Thanks for you input!


----------



## jp121 (Dec 28, 2012)

see if this page helps

http://www.robgalbraith.com/bins/multi_page.asp?cid=6007


----------



## bycostello (Jan 4, 2013)

i've always used sandisk and had no problems.. so wouldn't want to change...


----------



## Yehyaalhafidh (Jan 4, 2013)

The only cards I own are 16GB Lexar Premium series CF and only 200x which work perfectly for my needs. Haven't had any problems with them yet! I shoot portraits, events and weddings and they've never failed on me with my 5Dii


----------



## eosphoros (Jan 4, 2013)

I prefer SanDisk. I've used both SanDisk and Lexar in the past and neither has failed. SanDisk speed and tech is ahead of Lexar so I go with them in the field.


----------



## Rienzphotoz (Jan 4, 2013)

canon23 said:


> Hi All,
> 
> I've always owned Sandisk memory cards before, be it SD or Compactflash. I currently use two 16GB Sandisk for my 5D Mark II. I have had no issues with them.
> 
> ...


Both Lexar and SanDisk are excellent brands ... you should not have any problems with either of them.
But coming to your 2 questions:
1) I've been using Lexar cards for for over 5 years and never had any any issues
2) If you will be using the 400x Lexar card on a 5D MK II, you will get very good performance as the 400x card is capable of 60MB/s
I currently use Lexar 64GB (145MB/s) CF card and SanDisk 64GB (95MB/s) SDHC card in my 5D MK III ... both purchased on a sale a few months ago ... very happy with both.


----------



## RustyTheGeek (Jan 4, 2013)

They are both quality brands.

I have owned/used *Sandisk, PNY, Kingston, WinTec and Transcend* with no problems whatsoever. Before I buy, I tend to look over the reviews from *Amazon* (General Users), *NewEgg* (Technical Geeks), *B&H and Adorama* (Photographers) because each of these retailers have a slightly different demographic.

It's also important to read the specs carefully and understand the difference between Read, Write, Peak and Average Speeds in the Specs.


----------



## RMC33 (Jan 4, 2013)

I have had excellent luck with every card I own. Including trancend~.

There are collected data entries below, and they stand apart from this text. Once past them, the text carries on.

template <int D, bool WIDE>
__device__ __forceinline__ void grad_chunk_load(GradChunk<D>& c, const GradArgs& a, const double* gp, const float* rp, int d,
                                                int64_t n0, int64_t b0, int s0, int lane, float invT, float inv_d) {
  const int last = (int)((a.N - 1 - n0) < (GS_CH - 1) ? (a.N - 1 - n0) : (GS_CH - 1));
  {
    const int64_t n = n0 + (lane < last ? lane : last);
    c.de = a.delta[n];
    c.dg = gp[n];
    c.rr = rp[n];
  }
  if constexpr (!WIDE) {
    const float* cb = a.pi + b0 * a.stride_b + (int64_t)s0 * d;
    const int extra = (int)(a.stride_b - (int64_t)a.T * d);
#pragma unroll
    for (int k = 0; k < GradChunk<D>::NL; ++k) {
      if (!D && k * WAVE >= GS_CH * d) {
        c.pi[k] = 0.0f;
        continue;
      }
      int e = k * WAVE + lane;
      int j = (int)(((float)e + 0.5f) * inv_d);
      if (j > last) { j = last; e = last * d; }
      const int q = (int)(((float)(s0 + j) + 0.5f) * invT);
      c.pi[k] = cb[(unsigned)(e + __mul24(q, extra))];
// ... 104 lines not shown
  __syncthreads();
  double (*red)[3][4][WAVE] = reinterpret_cast<double (*)[3][4][WAVE]>(smem);
#pragma unroll
  for (int v = 0; v < 4; ++v) {
    red[wv][0][v][lane] = c00[v];
    red[wv][1][v][lane] = c01[v];
    red[wv][2][v][lane] = c11[v];
  }
  __syncthreads();
  double* out = a.partial + (int64_t)blockIdx.x * FO;
  for (int e = tid; e < 3 * 4 * WAVE; e += BLOCK) {
    const int t = e / (4 * WAVE), v = (e / WAVE) & 3, l = e & (WAVE - 1);
    const int gi = (t == 2 ? 16 : 0) + 4 * v + (l >> 4), gj = (t == 0 ? 0 : 16) + (l & 15);
    int k = -1;
    if (gj < d) {
      if (gi <= gj) k = feat_idx(gi, gj, d);
    } else if (gj == d) {
      if (gi <= d) k = Q + gi;
    } else if (gj == d + 1) {
      if (gi == d) k = F;
    } else if (gj == d + 2) {
      if (gi == d + 1) k = F + 1;
    } else if (gj == d + 3) {
      if (gi == d + 1) k = F + 2;
    }
    if (k >= 0) {
      double tsum = red[0][t][v][l];
#pragma unroll
      for (int q = 1; q < WAVES; ++q) tsum += red[q][t][v][l];
      out[k] = tsum;
    }
  }
  if (!a.counter) return;
  __shared__ int s_last;
  __threadfence();
  __syncthreads();
  if (tid == 0) s_last = (atomicAdd(a.counter, 1u) == gridDim.x - 1) ? 1 : 0;
  __syncthreads();
  if (!s_last) return;
  __threadfence();
  double* fin = &red[0][0][0][0];
  const int nrows = (int)gridDim.x;
  for (int k = tid; k < FO; k += BLOCK) {
    double s0 = 0.0, s1 = 0.0, s2 = 0.0, s3 = 0.0;
    const double* col = a.partial + k;
    int r = 0;
    for (; r + 7 < nrows; r += 8) {
      const double v0 = col[(int64_t)r * FO], v1 = col[(int64_t)(r + 1) * FO], v2 = col[(int64_t)(r + 2) * FO],
                   v3 = col[(int64_t)(r + 3) * FO], v4 = col[(int64_t)(r + 4) * FO], v5 = col[(int64_t)(r + 5) * FO],
                   v6 = col[(int64_t)(r + 6) * FO], v7 = col[(int64_t)(r + 7) * FO];
      s0 += v0;
      s1 += v1;
      s2 += v2;
      s3 += v3;
      s0 += v4;
      s1 += v5;
      s2 += v6;
      s3 += v7;
    }
    for (; r < nrows; ++r) s0 += col[(int64_t)r * FO];
    const double tot = (s0 + s1) + (s2 + s3);
    const double gk = a.accumulate ? a.G[k] + tot : tot;
    a.G[k] = gk;
    fin[k] = gk;
  }
  __syncthreads();
  if (a.apply) {
    const double count = fin[F + 2];
    if (count > 0.0) {
      const double inv = 1.0 / count;
      for (int k = tid; k < F; k += BLOCK) a.w[k] = updated_param(a.w[k], a.lr_c, fin[k], inv);
      if (tid == 0) {
        if (a.reward_acc) *a.reward_acc += fin[F + 1] * inv;
        *a.theta = updated_param(*a.theta, a.lr_a, fin[F], inv);
      }
    }
  }
  if (tid == 0) *a.counter = 0u;
}
template <int D, bool WIDE = false>
__global__ __launch_bounds__(BLOCK) void k_grad_mfma_small(GradArgs a) { grad_mfma_small_body<D, WIDE>(a); }
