__global__ void __launch_bounds__(kOffThreads) k_tile_offsets(int tiles, const unsigned* __restrict__ tcount, unsigned cap,
                                                              uint2* __restrict__ ranges, unsigned* __restrict__ header,
                                                              unsigned* __restrict__ tile_order) {
    __shared__ unsigned smem[kOffThreads / 64 + 1];
    __shared__ unsigned bh[256];
    if (tile_order) { for (int k = threadIdx.x; k < 256; k += kOffThreads) bh[k] = 0u; __syncthreads(); }
    constexpr int PER = 8;
    unsigned carry = 0;
    for (int start = 0; start < tiles; start += kOffThreads * PER) {
        const int t0 = start + threadIdx.x * PER;
        unsigned c[PER], sum = 0;
#pragma unroll
        for (int k = 0; k < PER; ++k) {
            c[k] = 0u;
            if (t0 + k < tiles) { const uint4 q4 = ((const uint4*)tcount)[t0 + k]; c[k] = (q4.x + q4.y) + (q4.z + q4.w); }
            sum += c[k];
        }
        unsigned total;
        unsigned ex = block_exclusive_scan<kOffThreads / 64>(sum, smem, total) + carry;
#pragma unroll
        for (int k = 0; k < PER; ++k) {
            if (t0 + k < tiles) ranges[t0 + k] = c[k] ? make_uint2(min(ex, cap), min(ex + c[k], cap)) : make_uint2(0u, 0u);
            if (tile_order && t0 + k < tiles) atomicAdd(&bh[255u - min(255u, c[k] >> 5)], 1u);
            ex += c[k];
        }
        carry += total;
    }
    if (tile_order) {
        __syncthreads();
        if (threadIdx.x < 64) {
            const int l = threadIdx.x;
            unsigned c[4], sum = 0;
#pragma unroll
            for (int k = 0; k < 4; ++k) { c[k] = bh[4 * l + k]; sum += c[k]; }
            unsigned ex = wave_scan_incl(sum) - sum;
#pragma unroll
            for (int k = 0; k < 4; ++k) { bh[4 * l + k] = ex; ex += c[k]; }
        }
        __syncthreads();
        for (int t = threadIdx.x; t < tiles; t += kOffThreads) {
            const uint4 q4 = ((const uint4*)tcount)[t];
            const unsigned c = (q4.x + q4.y) + (q4.z + q4.w);
            tile_order[atomicAdd(&bh[255u - min(255u, c >> 5)], 1u)] = (unsigned)t;
        }
    }
    if (threadIdx.x == 0) {
        const bool over = carry > cap || header[2] > cap;
        header[0] = over ? max(carry, max(header[3], header[2])) : carry;
        if (over) header[1] = 1u;
    }
}

__global__ void __launch_bounds__(256) k_tile_write(int gx, int tiles, int ss, int sgx, const unsigned* __restrict__ sstart, unsigned cap,
                                                    const unsigned* __restrict__ sid, const unsigned short* __restrict__ srect,
                                                    const uint2* __restrict__ ranges, const unsigned* __restrict__ tcount,
                                                    unsigned* __restrict__ point_list) {
    const int t = blockIdx.x, q = threadIdx.x >> 6, lane = threadIdx.x & 63;
    const int tx = t % gx, ty = t / gx;
    unsigned b, e;
    super_range((ty >> ss) * sgx + (tx >> ss), sstart, cap, b, e);
    tile_quarter(b, e, q, b, e);
    const int rx = tx & ((1 << ss) - 1), ry = ty & ((1 << ss) - 1);
    const unsigned long long lt = (1ull << lane) - 1ull;
    const uint4 q4 = ((const uint4*)tcount)[t];
    unsigned pos = ranges[t].x + (q > 0 ? q4.x : 0u) + (q > 1 ? q4.y : 0u) + (q > 2 ? q4.z : 0u);
    for (unsigned i0 = b; i0 < e; i0 += 64 * kBinUnroll) {
        unsigned short r[kBinUnroll];
        unsigned id[kBinUnroll];
#pragma unroll
        for (int u = 0; u < kBinUnroll; ++u) {
            const unsigned i = i0 + u * 64 + lane;
            r[u] = i < e ? srect[i] : (unsigned short)0;
            id[u] = i < e ? sid[i] : 0u;
        }
#pragma unroll
        for (int u = 0; u < kBinUnroll; ++u) {
            const bool hit = rect_has(r[u], rx, ry);
            const unsigned long long m = __ballot(hit);
            if (hit) {
                const unsigned o = pos + (unsigned)__popcll(m & lt);
                if (o < cap) point_list[o] = id[u];
            }
            pos += (unsigned)__popcll(m);
        }
    }
}

int bits_for(unsigned v) { int b = 0; while (v) { ++b; v >>= 1; } return b; }

}

namespace syn3r {

bool raster_tiles_ordered(int N, int gx, int gy) {
    static const int order_env = tune_env("SYN3R_TILE_ORDER", 1);
    return order_env != 0 && hier_binning(N, gx, gy);
}

int raster_bin_prepare(const GeomState& g, int N, int gx, int gy, bool want_count, hipStream_t stream) {
    if (!hier_binning(N, gx, gy)) {
        int in_b = 0;
        int rc = argsort_depth_u32(g.dkeys_a, g.order_a, g.dkeys_b, g.order_b, (size_t)N, g.sort_scratch, stream, &in_b);
        if (rc) return rc;
        if ((in_b ? g.order_b : g.order_a) != g.order) { set_error("raster_preprocess: unexpected argsort parity"); return SYN3R_E_INVALID; }
        return exclusive_scan_u32(g.tiles_touched, g.point_offsets, (size_t)N, g.header, g.scan_scratch, stream, g.order);
    }
    if (want_count) return exclusive_scan_u32(g.tiles_touched, g.point_offsets, (size_t)N, g.header, g.scan_scratch, stream);
    return SYN3R_OK;
}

I bought 4 16gb 90mb/sec cards for the holidays off amazon for I think around $75 each. I tend to shy away from bigger cards (32 is my personal max size limit) because I like the security of having all my photos across 4 cards rather then all on one. I lucked out and got 4 sandisk 8gb SD cards for my 5d III as backup for $10 each over the holidays too.


----------



## Mt Spokane Photography (Jan 4, 2013)

I've never had a card fail either. I started out in the 1990's with smart media cards, then CF cards. I recall paying $265 for a 85MB card for my Nikon CP-990 way back in early 2000 or so. I've had close to 100 cards, most of them Lexar or Sandisk, but there were Kinbgston, Delkin, Transcend and likely others in there too.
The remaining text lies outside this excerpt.